If you work in technical SEO, you’ve probably had to analyse competitors’ robots.txt files, and you know how tedious that can be.
Because there are very few tools designed for this task and AI agents drain your wallets, I built my own free workflow in Python that compares robots.txt files across competitors, highlighting differences in disallowed user agents and URL directories.
Requirements & Toolkit
Advertools is a python library that will help you fetch the robots.txt files whilst Plotly will be leveraged for replicating the data visualization from the heatmaps above.

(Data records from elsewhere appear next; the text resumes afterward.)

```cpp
extern "C" int ffwm_conv3x3_wg_forward_tiled(const void* input, const void* U, const void* bias, void* output, void* workspace,
                                             int64_t B, int64_t C, int64_t H, int64_t W, int64_t K, int epilogue, const void* relu_mask,
                                             int tile, int dtype, void* stream) {
    const char* fn = "ffwm_conv3x3_wg_forward";
    FFWM_REQUIRE(dtype == FFWM_F32, FFWM_ERR_DTYPE, "%s: float32 only", fn);
    FFWM_REQUIRE(input && U && output && workspace, FFWM_ERR_ARG, "%s: NULL tensor pointer", fn);
    FFWM_REQUIRE(B > 0 && C > 0 && H > 0 && W > 0 && K > 0, FFWM_ERR_ARG, "%s: sizes must be positive", fn);
    const int epi = epilogue;
    FFWM_REQUIRE(epi >= kWgNone && epi <= kWgBiasMfm, FFWM_ERR_ARG,
                 "%s: epilogue must be 0 (none), 1 (bias), 2 (bias, relu) or 3 (bias, max-feature-map)", fn);
    FFWM_REQUIRE(tile == 0 || tile == 64 || tile == 128, FFWM_ERR_ARG, "%s: tile must be 0 (the plan's), 64 or 128", fn);
    FFWM_REQUIRE(epi != kWgBiasMfm || K % 2 == 0, FFWM_ERR_ARG, "%s: the max-feature-map epilogue needs an even K", fn);
    FFWM_REQUIRE(reinterpret_cast<uintptr_t>(workspace) % 16 == 0 && reinterpret_cast<uintptr_t>(U) % 16 == 0, FFWM_ERR_ARG,
                 "%s: U and the workspace must be 16-byte aligned", fn);
    FFWM_REQUIRE(B * C * H * W < (1LL << 31) && B * K * H * W < (1LL << 31), FFWM_ERR_SIZE, "%s: a tensor beyond 2^31 elements", fn);
    const WgPlan p = wg_plan(B, C, H, W, K, tile);
    const int64_t Kout = epi == kWgBiasMfm ? K / 2 : K;
    FFWM_REQUIRE(p.Tp < (1LL << 30) && p.Cp / 4 <= 65535 && Kout <= 65535 && 16 * p.KT * p.TTn < (1LL << 31), FFWM_ERR_SIZE,
                 "%s: too many tiles or channels", fn);
    WgGeo g;
    g.C = static_cast<int>(C); g.C4 = static_cast<int>(p.Cp / 4);
    g.H = static_cast<int>(H); g.W = static_cast<int>(W); g.K = static_cast<int>(K);
    g.TH = static_cast<int>((H + 1) / 2); g.TW = static_cast<int>((W + 1) / 2); g.T = static_cast<int>(p.T);
    g.Tp = static_cast<int>(p.Tp); g.Kp = static_cast<int>(p.Kp);
    hipStream_t st = static_cast<hipStream_t>(stream);
    float* V = static_cast<float*>(workspace);
    float* M = V + p.v_floats;
    const double act = static_cast<double>(B) * H * W;
    {
        LaunchScope ls("conv_wg_in", st, 4.0 * (act * C * (relu_mask ? 2.0 : 1.0) + static_cast<double>(p.v_floats)));
        hipLaunchKernelGGL(wg_input_transform_kernel, dim3(static_cast<unsigned>((p.Tp + kBlock - 1) / kBlock), static_cast<unsigned>(g.C4)),
                           dim3(kBlock), 0, st, static_cast<const float*>(input), static_cast<const float*>(relu_mask), V, g);
    }
    if (int rc = check_launch(fn)) return rc;
    {
        LaunchScope ls("conv_wg_gemm", st, 4.0 * (16.0 * K * p.Cp + static_cast<double>(p.v_floats) + static_cast<double>(p.m_floats)),
                       2.0 * 16.0 * static_cast<double>(p.T) * K * C);
        const unsigned grid = static_cast<unsigned>(16 * p.KT * p.TTn);
        const bool ok = dispatch<64, 128>(p.tile, [&](auto TILE) {
            hipLaunchKernelGGL(wg_batched_gemm_kernel<TILE.value>, dim3(grid), dim3(kBlock), 0, st, static_cast<const float*>(U), V, M, g.K,
                               g.C4, g.Tp, g.Kp, static_cast<int>(p.KT), static_cast<int>(p.TTn));
        });
        if (!ok) return no_kernel(fn);
    }
    if (int rc = check_launch(fn)) return rc;
    {
        LaunchScope ls("conv_wg_out", st, 4.0 * (16.0 * K * p.T + act * Kout));
        const int vec = W % 2 == 0 && reinterpret_cast<uintptr_t>(output) % 8 == 0;
        hipLaunchKernelGGL(wg_output_transform_kernel, dim3(static_cast<unsigned>((p.T + kBlock - 1) / kBlock), static_cast<unsigned>(Kout)),
                           dim3(kBlock), 0, st, M, static_cast<const float*>(bias), static_cast<float*>(output), g, epi, vec);
    }
    return check_launch(fn);
}
```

You don’t need to be a Python expert for this tutorial, but some familiarity with data pre-processing will be useful. That’s because defining labels to cluster disallowed directives can be both time- and resource-consuming.
This is mainly due to the fact that the process depends on the industry you’re analyzing as different sectors have different needs when it comes to drafting a robots.txt file.
To follow along, I highly recommend jumping on the full notebook on GitHub
Fetch Competitors Robots.txt
After installing Advertools and Plotly, the script requests the robots.txt files from a list of competitor websites and stores the output in a single Pandas dataframe for analysis.
To avoid overwhelming servers, it’s good practice to introduce a delay between requests. In this regard, a minimum time.sleep(5) is used to reduce the risk of being blocked, but some sites may still require a longer delay.
Data Pre-processing
Before comparing robots.txt files, it’s worth cleaning the dataset to remove unnecessary noise.
This step removes metadata columns that aren’t needed for the analysis and keeps only the directives we’re interested in: User-agent and Disallow. It then uses RegEx to strip special characters and standardise the directive values, making them easier to compare across websites.
The result is a cleaner dataset focused on blocked user agents and URL paths, ready for analysis and visualisation.
The next step is to split the main dataset into:
- User-agents table
- Directives table
User-Agent: Rule-based Classification
Using the user-agent dataframe as an example, the script groups individual crawlers into broader categories such as Google, OpenAI, Anthropic, Meta, Bing, Apple, and Perplexity, while also identifying SEO tools and generic scrapers.
This simplifies the analysis, making it easier to compare how competitors manage access for search engines, AI crawlers, and third-party bots without manually reviewing hundreds of individual user-agent names.
Next, we visualise the distribution of blocked user-agents across competitors’ robots.txt files.
By aggregating crawler categories and plotting them in a heatmap, it becomes much easier to spot patterns in how publishers manage access for search engines, AI crawlers, SEO tools, and other automated agents.
Disallow Directives: Rule-based Classification
With the disallow directive table is literally a rinse-and-repeat process.
However, it can be more challenging due to the volume of rules you might stumble across on robots.txt files.
To begin, we’ll rewind to the original robots_df dataframe and prepare the disallow directives for analysis.
If the prospect of clustering loads of subfolders seems a bit of an overkill, you can always ask Claude to help you out. Here’s how.
- Export the Directive Table in XLSX
- Copy the list of blocked directives (“content” header)
- Paste in Claude with the following prompt:
Use one-hot encoding to apply a rule-based classification to label the following list of terms.
Once you found out where these terms belong, please translate them into python to compute the clustering.
Please, make sure the output is concatenated as an additional header to the existing “directive” dataframe
[content_list]
Now, you can decide whether to add an extra cell in the Google Colab notebook to run the suggested script or keep Claude’s rule-based classification.
Be very cautious with the latter; double-check that the classification of disallowed directives actually aligns with your needs.
You are now good to plot the disallow directive groups from the pool of competitor websites.
With a couple of tweaks here and there, you can secure yourself a reliable workflow to streamline a robots.txt competitive analysis.
A few Python Lines for the Perfect Robots.txt Automation Workflow
Robots.txt analysis doesn’t have to be a manual, time-consuming process.
And it’s also free.
You don’t have to shell out your tokens after MCPs or AI agents if you know where to source your stash.
With Advertools handling the fetching, Pandas for preprocessing, and Plotly for visualisation, you have a repeatable workflow that scales across as many competitors as you need.
The rule-based classification is the only part that requires domain judgment, but even that can be streamlined with a little help from LLMs.
Feel free to fork the notebook, adapt the crawler categories and directive labels to your industry, and you’ll have a competitive audit ready in minutes.